À la une DVD — 03 février 2019
Test Blu-ray : Massacre à la tronçonneuse 2

 
États-Unis : 1986
Titre original :
Réalisation :
Scénario : L.M. Kit Carson
Acteurs : , ,
Éditeur :
Durée : 1h41
Genre : Fantastique, Horreur
Date de sortie cinéma : 21 janvier 1987
Date de sortie DVD/BR : 12 décembre 2018

 

Douze ans après le massacre d’un groupe de jeunes au Texas, la tronçonneuse vrombit à nouveau dans les mains de Bubba, le tueur masqué, la famille Sawyer ayant désormais trouvé refuge dans un parc d’attractions abandonné. Mais l’arrivée du shérif Lefty Enright, oncle de deux des victimes de Leatherface, va changer la donne, d’autant que l’homme de loi est aussi un maniaque de la scie à moteur…

 


 

Le film

[4/5]

Pour celles et ceux qui, à l’image de l’auteur de ces lignes, n’avaient pas eu l’opportunité de revoir Massacre à la tronçonneuse 2 depuis sa sortie en salles dans les années 80, préparez-vous à un choc. Vous vous souveniez sans doute d’un film bien barré : il l’est resté, définitivement. En revanche, ce qui surprendra énormément le spectateur contemporain redécouvrant en 2019 le film de Tobe Hooper, c’est sa modernité, et l’influence qu’il a pu avoir sur l’un des plus grands cinéastes du genre horrifique depuis le tournant des années 2000 : . Curieusement, la filiation entre Massacre à la tronçonneuse 2 et La maison des 1000 morts, qui paraît pour le moins évidente à la revoyure du film de Hooper, ne nous était jusqu’ici jamais apparue – aujourd’hui, elle nous saute littéralement au visage. Bien sûr, il ne s’agit pas de la seule source d’influences de Rob Zombie, mais elle est tout de même extrêmement présente : on retrouvera dans le design des souterrains où officie le Dr. Satan des réminiscences du repaire de la famille « Tronçonneuse », et d’une façon plus générale, le ton du film de Rob Zombie, ainsi que la mise en place de sa famille de chtarbés, fera également écho au film de Tobe Hooper. Néanmoins, La maison des 1000 morts conserve une originalité et une classe folles, déployant de plus un travail sur l’image et le son qui l’ont transformé en classique immédiat. Ce statut de classique du genre horrifique, Massacre à la tronçonneuse 2 aura en revanche mis quelques années avant d’y accéder : le film a longtemps été considéré comme trop « fou », et surtout trop éloigné du premier film de la franchise.

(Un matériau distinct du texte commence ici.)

template <typename T, typename TO, bool CR, bool COUNT, int ROLE = 0>
__device__ __forceinline__ void band_wave(const DevTables &L, const KArgs &A, long long i, bool in, int lane, BandSlot *__restrict__ slots,
                                          int *__restrict__ res_, bool strip_walk = false ,
                                          long long strip = -1 )
{
    const double nan = __builtin_nan("");
    int flags, my_flat = -1, my_icr = -1;
    unsigned cand = 0;
    constexpr int NC = 11;
    int pos = -1, first[NC] = {}, ncls[NC] = {};
    bool skip = false;
    {
        Pixel P;
        load_pixel<T, false>(L, A, i, in, P);
        flags = P.flags;
        if (CR && A.s_cr) {
            const T x = ((const T *)A.s_cr)[i];
            const T dr = A.dsig_cr ? ((const T *)A.dsig_cr)[i] : (T)0;
            if (x != x || dr != dr) flags |= F_CR_RAW_NAN;
        }
        const unsigned long long todo = __ballot((P.flags & F_NEED_CO) != 0);
        bool eligb = false;
        int ncols_p = 0;
        if (todo) {
            bool loose = false;
            CoWindow W = co_window_lanes<XSW_BAND_RAYS, XSW_BAND_RAY_D, XSW_BAND_SEEDED != 0>(L, P, A.inv_dsig_co, fabs(A.dsig_co), loose);
            int w_hi_e = W.w_hi;
            bool has_tail = false;
            if (L.tail_min) {
                const bool fin1 = (P.flags & F_NEED_CO) != 0 && (P.flags & F_CO_FINITE) != 0;
                const int mono1 = L.mono_rows[fin1 ? P.i_inc : 0];
                if (fin1 && W.w_hi >= mono1 && W.ip_hi >= W.ip_lo) {
                    const int len = W.ip_hi - W.ip_lo + 1, k = min(31 - __clz(len), XSW_TAIL_LEVELS);
                    const double *tk = L.tail_min + mul24_sv((unsigned)L.phi_pad, (unsigned)(P.i_inc * (XSW_TAIL_LEVELS + 1) + k));
                    const double lo = fmin(tk[W.ip_lo], tk[k < XSW_TAIL_LEVELS ? W.ip_hi - (1 << k) + 1 : W.ip_lo]);
                    if (P.s_co + W.band_d < lo) w_hi_e = mono1 - 1;
                    else if (ROLE != 0 && mono1 >= 1 && W.w_hi - mono1 + 1 <= A.tail_max) { has_tail = true; w_hi_e = mono1 - 1; }
                }
            }
            const int nrows_p = w_hi_e - W.w_lo + 1;
            ncols_p = W.ip_hi - W.ip_lo + 1;
            const bool need = (P.flags & F_NEED_CO) != 0 && (P.flags & F_CO_FINITE) != 0 && ncols_p >= 1 && (nrows_p >= 1 || has_tail);
            if (ROLE == 2 && strip_walk) skip = !need || !(w_hi_e < L.mono_rows[need ? P.i_inc : 0]);
            eligb = need && w_hi_e < L.mono_rows[need ? P.i_inc : 0];
            if (ROLE != 2 && need && !eligb) flags |= F_TO_C;
            if (COUNT) cand += (unsigned)__popcll(__ballot(eligb)) * (unsigned)(2 * (32 - __clz((L.n_w + 1) >> 1)) + (XSW_BAND_RAYS - 1) * 2 * XSW_RAY_SIDE_STEPS);
            double thr_lo = P.s_co - W.band_d, thr_hi = P.s_co + W.band_d;
            int bin = 0, bhi = XSW_INV_BINS;
            if (eligb) {
                const double *g = L.inv_grid + 3 * P.i_inc;
                const double t0 = g[0], width = g[1];
                bin = (int)fmin(fmax((thr_lo - t0) * g[2], 0.0), (double)(XSW_INV_BINS - 1));
                if (bin > 0 && fma((double)bin, width, t0) > thr_lo) --bin;
                if (bin > 0 && fma((double)bin, width, t0) > thr_lo) bin = 0;
                bhi = (int)fmin(fmax((thr_hi - t0) * g[2], -1.0), (double)XSW_INV_BINS) + 1;
                if (bhi < XSW_INV_BINS && !(fma((double)bhi, width, t0) > thr_hi)) ++bhi;
                if (bhi < XSW_INV_BINS && !(fma((double)bhi, width, t0) > thr_hi)) bhi = XSW_INV_BINS;
            }
            if (ROLE != 0 && A.arc_min < 0x7fffffff) {
                const bool widep = eligb && !has_tail && ncols_p >= A.arc_min;
                if (__popcll(__ballot(widep)) >= A.arc_crowd) {
                    const double rs = W.band_d * fabs(A.inv_dsig_co);
                    const float jub32 = (float)(rs * rs) * (1.0f + 1e-5f) + 1e-5f;
                    double *park;
                    if constexpr (ROLE == 2) park = (double *)((char *)slots + lane * kBand2SlotBytes);
                    else park = (double *)&slots[lane];
                    park[0] = thr_lo; park[1] = thr_hi; park[2] = W.band_d; park[3] = P.s_co;
                    __asm__ volatile("" ::: "memory");
                    const unsigned arc = window_arc(L.inv_rows, (const float *)L.csphi32, L.phi_pad, (float)(0.5 * L.w0), (float)L.wstep_half, widep, P.i_inc, bin, bhi,
                                                    (float)(0.5 * P.a_re), (float)(0.5 * P.b_eff), jub32, W.ip_lo, ncols_p, W.w_lo, w_hi_e);
                    __asm__ volatile("" ::: "memory");
                    thr_lo = park[0]; thr_hi = park[1]; W.band_d = park[2]; P.s_co = park[3];
                    const int a_first = (int)(arc & 0xffffu), a_last = (int)(arc >> 16);
                    if (widep && a_last >= a_first) {
                        W.ip_lo = a_first;
                        ncols_p = a_last - a_first + 1;
                    }
                }
            }
            bool hard = false;
            int myc = NC;
            if (eligb) {
                const int nv = ncols_p;
                const int p2 = 31 - __clz(max(nv, 2) - 1);
                myc = nv <= 4 ? 0 : min(2 * p2 - 3 + (nv > (3 << (p2 - 1)) ? 1 : 0), NC - 1);
            }
            if (ROLE == 1 || (ROLE == 2 && strip_walk)) {
                int run = 0;
                if (eligb) {
                    const unsigned tab0 = (unsigned)(P.i_inc * XSW_INV_BINS);
                    auto run_at = [&](int ip) {
                        const int ra = (int)L.inv_rows[mul24_sv((unsigned)L.phi_pad, tab0 + (unsigned)bin) + (unsigned)ip];
                        const int rb = bhi < XSW_INV_BINS ? (int)L.inv_rows[mul24_sv((unsigned)L.phi_pad, tab0 + (unsigned)bhi) + (unsigned)ip] : w_hi_e + 1;
                        return min(rb - 1, w_hi_e) - max(ra, W.w_lo) + 1;
                    };
                    run = run_at(P.ipr);
                    if (has_tail) run = max(run, 0) + (W.w_hi - w_hi_e);
                }
                const bool long_one = eligb && run > ((w_hi_e < W.w_hi && !has_tail) ? XSW_LONG_RUN_MAX_CUT : XSW_LONG_RUN_MAX);
                const bool big_area = eligb && !long_one && run * ncols_p > A.area_max;
                const bool crowded = __popcll(__ballot(big_area)) >= A.b2_crowd;
                if (big_area && crowded && run * ncols_p <= A.area_crowd_max) flags |= F_B2_CROWD;
                if (long_one || (big_area && (flags & F_B2_CROWD) == 0)) {
                    myc = NC;
                    eligb = false;
                    if (ROLE == 2) skip = true;
                    if (ROLE == 1) flags |= F_TO_C;
                }
                hard = has_tail || run * ncols_p >= XSW_B2_HARD_AREA || ncols_p >= 64;
                const bool handed = eligb && (run >= A.long_run || has_tail || ncols_p >= A.wide_min);
                if (ROLE == 1 && handed) {
                    myc = NC;
                    eligb = false;
                    flags |= F_TO_B;
                }
                if (ROLE == 2 && eligb && !handed) {
                    myc = NC;
                    eligb = false;
                    skip = true;
                }
            }
            int base = 0;
#pragma unroll
            for (int c = 0; c < NC; ++c) {
                const unsigned long long m = __ballot(myc == c);
                const int rank = (int)__builtin_amdgcn_mbcnt_hi((unsigned)(m >> 32), __builtin_amdgcn_mbcnt_lo((unsigned)m, 0u));
                pos = myc == c ? base + rank : pos;
                first[c] = base;
                ncls[c] = __popcll(m);
                base += ncls[c];
            }
#pragma unroll
            for (int c = 0; c + 1 < NC; ++c) {
                const int np = 64 / (2 << (c >> 1)), npn = 64 / (2 << ((c + 1) >> 1));
                const int rem = ncls[c] % np;
                const int added = (ncls[c + 1] + rem + npn - 1) / npn - (ncls[c + 1] + npn - 1) / npn;
                if (rem > 0 && added == 0) { ncls[c] -= rem; ncls[c + 1] += rem; first[c + 1] -= rem; }
            }
#pragma unroll
            for (int c = 0; c < NC; ++c) {
                first[c] = __builtin_amdgcn_readfirstlane(first[c]);
                ncls[c] = __builtin_amdgcn_readfirstlane(ncls[c]);
            }
            const bool to_rec = ROLE == 1 && A.rec_b != nullptr && (flags & F_TO_B) != 0;
            if constexpr (ROLE == 2) {
                const bool mine = in && !(strip_walk && (skip || (flags & F_NEED_CO) == 0));
                BandRec r;
                r.s = P.s_co; r.ah = 0.5 * P.a_re; r.bh = 0.5 * P.b_eff; r.d = __double2float_ru(W.band_d);
                r.inc_tail = P.i_inc | ((has_tail ? W.w_hi - w_hi_e : 0) << 16);
                r.rows = W.w_lo | (w_hi_e << 16); r.ipn = W.ip_lo | (ncols_p << 16);
                r.idx = (unsigned)i; r.flags = flags | F_B2_HARD;
                band2_core<T, TO, CR>(L, A, r, mine, mine && eligb, lane, (Band2Slot *)slots, res_, strip);
                return;
            }
            BandSlot b;
            if (eligb) {
                const double ah = 0.5 * P.a_re, bh = 0.5 * P.b_eff;
                b.sn = -P.s_co * A.inv_dsig_co; b.thr_lo = thr_lo; b.thr_hi = thr_hi;
                b.ah = ah; b.bh = bh; b.m2 = ah * ah + bh * bh;
                b.inc_bin = P.i_inc | (bin << 16); b.rows = W.w_lo | (w_hi_e << 16); b.ipn = W.ip_lo | (ncols_p << 16);
                b.bin_hi = bhi < XSW_INV_BINS ? bhi : -1;
            }
            if (ROLE == 1 && A.rec_b != nullptr) {
                const unsigned long long hm = __ballot(to_rec);
                if (hm) {
                    unsigned at0 = 0;
                    if (lane == 0) at0 = atomicAdd(A.list_b_count, (unsigned)__popcll(hm));
                    at0 = (unsigned)__builtin_amdgcn_readfirstlane((int)at0);
                    const unsigned at = at0 + __builtin_amdgcn_mbcnt_hi((unsigned)(hm >> 32), __builtin_amdgcn_mbcnt_lo((unsigned)hm, 0u));
                    if (to_rec && at < A.list_b_cap) {
                        BandRec r;
                        r.s = P.s_co; r.ah = 0.5 * P.a_re; r.bh = 0.5 * P.b_eff; r.d = __double2float_ru(W.band_d);
                        r.inc_tail = P.i_inc | ((has_tail ? W.w_hi - w_hi_e : 0) << 16);
                        r.rows = W.w_lo | (w_hi_e << 16); r.ipn = W.ip_lo | (ncols_p << 16);
                        r.idx = (unsigned)i;
                        r.flags = (flags & ~F_TO_B) | (hard ? F_B2_HARD : 0);
                        ((BandRec *)A.rec_b)[at] = r;
                        flags |= F_REC_DONE;
                    }
                }
            }
            if (eligb) {
                slots[pos] = b;
#ifdef XSW_TIMING_STAGE1_ONLY
                res_[pos] = 0;
#else
                res_[pos] = -1;
#endif
            }
        }
    }
    res_[64 + lane] = pos;
    __builtin_amdgcn_fence(__ATOMIC_RELEASE, "wavefront");
    __builtin_amdgcn_wave_barrier();
    __builtin_amdgcn_fence(__ATOMIC_ACQUIRE, "wavefront");
#ifndef XSW_TIMING_STAGE1_ONLY
    {
        auto run = [&](auto seg, auto kk, int c) {
            constexpr int S = decltype(seg)::value, K = decltype(kk)::value;
            for (int p = 0; p < ncls[c]; p += 64 / S)
                co_band_pass<S, K, COUNT>(L, A.inv_dsig_co, lane, slots, res_, first[c] + p, min(64 / S, ncls[c] - p), cand);
        };
        using two = std::integral_constant<int, 2>;
        using three = std::integral_constant<int, 3>;
#ifndef XSW_BAND_WIDE_K
#define XSW_BAND_WIDE_K three
#endif
        run(std::integral_constant<int, 2>{}, two{}, 0);
        run(std::integral_constant<int, 2>{}, three{}, 1);
        run(std::integral_constant<int, 4>{}, two{}, 2);
        run(std::integral_constant<int, 4>{}, three{}, 3);
        run(std::integral_constant<int, 8>{}, two{}, 4);
        run(std::integral_constant<int, 8>{}, three{}, 5);
        run(std::integral_constant<int, 16>{}, two{}, 6);
        run(std::integral_constant<int, 16>{}, three{}, 7);
        run(std::integral_constant<int, 32>{}, two{}, 8);
        run(std::integral_constant<int, 32>{}, three{}, 9);
        run(std::integral_constant<int, 64>{}, XSW_BAND_WIDE_K{}, 10);
    }
#endif
    __builtin_amdgcn_fence(__ATOMIC_RELEASE, "wavefront");
    __builtin_amdgcn_wave_barrier();
    __builtin_amdgcn_fence(__ATOMIC_ACQUIRE, "wavefront");
    pos = res_[64 + lane];
    if (pos >= 0) my_flat = res_[pos];
    if (ROLE == 1 && (flags & F_REC_DONE) != 0) in = false;
    if (ROLE == 2 && strip_walk) {
        skip = skip || (flags & F_NEED_CO) == 0;
        in = in && !skip;
    }
    wave_tail<T, TO, CR, COUNT>(L, A, i, in, lane, flags, my_flat, strip, cand);
}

Ceci étant établi, rassurez-vous : on vous épargnera ici le lieu commun selon lequel Massacre à la tronçonneuse 2 n’a absolument rien à voir avec le film original (et mythique) tourné par Tobe Hooper quelques douze ans auparavant : si vous atterrissez sur cette page, on suppose que vous êtes parfaitement au courant de cet état de fait. A la tension et l’ambiance suffocante du premier, Tobe Hooper privilégie ici la bouffonnerie et l’agressivité hystérique, brocardant au passage bon nombre d’institutions américaines. D’ailleurs, contrairement à d’autres sagas horrifiques (Halloween, Vendredi 13, Freddy, etc) qui ont toujours proposé des films sur un schéma plus ou moins calqués sur celui qui avait fait le succès du film original, on ne pourra pas reprocher à la franchise Massacre à la tronçonneuse de proposer au spectateur des films se ressemblant les uns les autres. En effet, chaque film de la saga possède ses qualités et ses défauts, mais tous font preuve d’une certaine originalité dans leur approche de la « mythologie Leatherface » ; on en veut pour preuve un flagrant manque de cohérence dans la continuité entre les films, que l’on avait un peu essayé – en vain malheureusement – de dépatouiller l’année dernière dans notre long article consacré à la vague de « reboots » (post-2003) de la saga.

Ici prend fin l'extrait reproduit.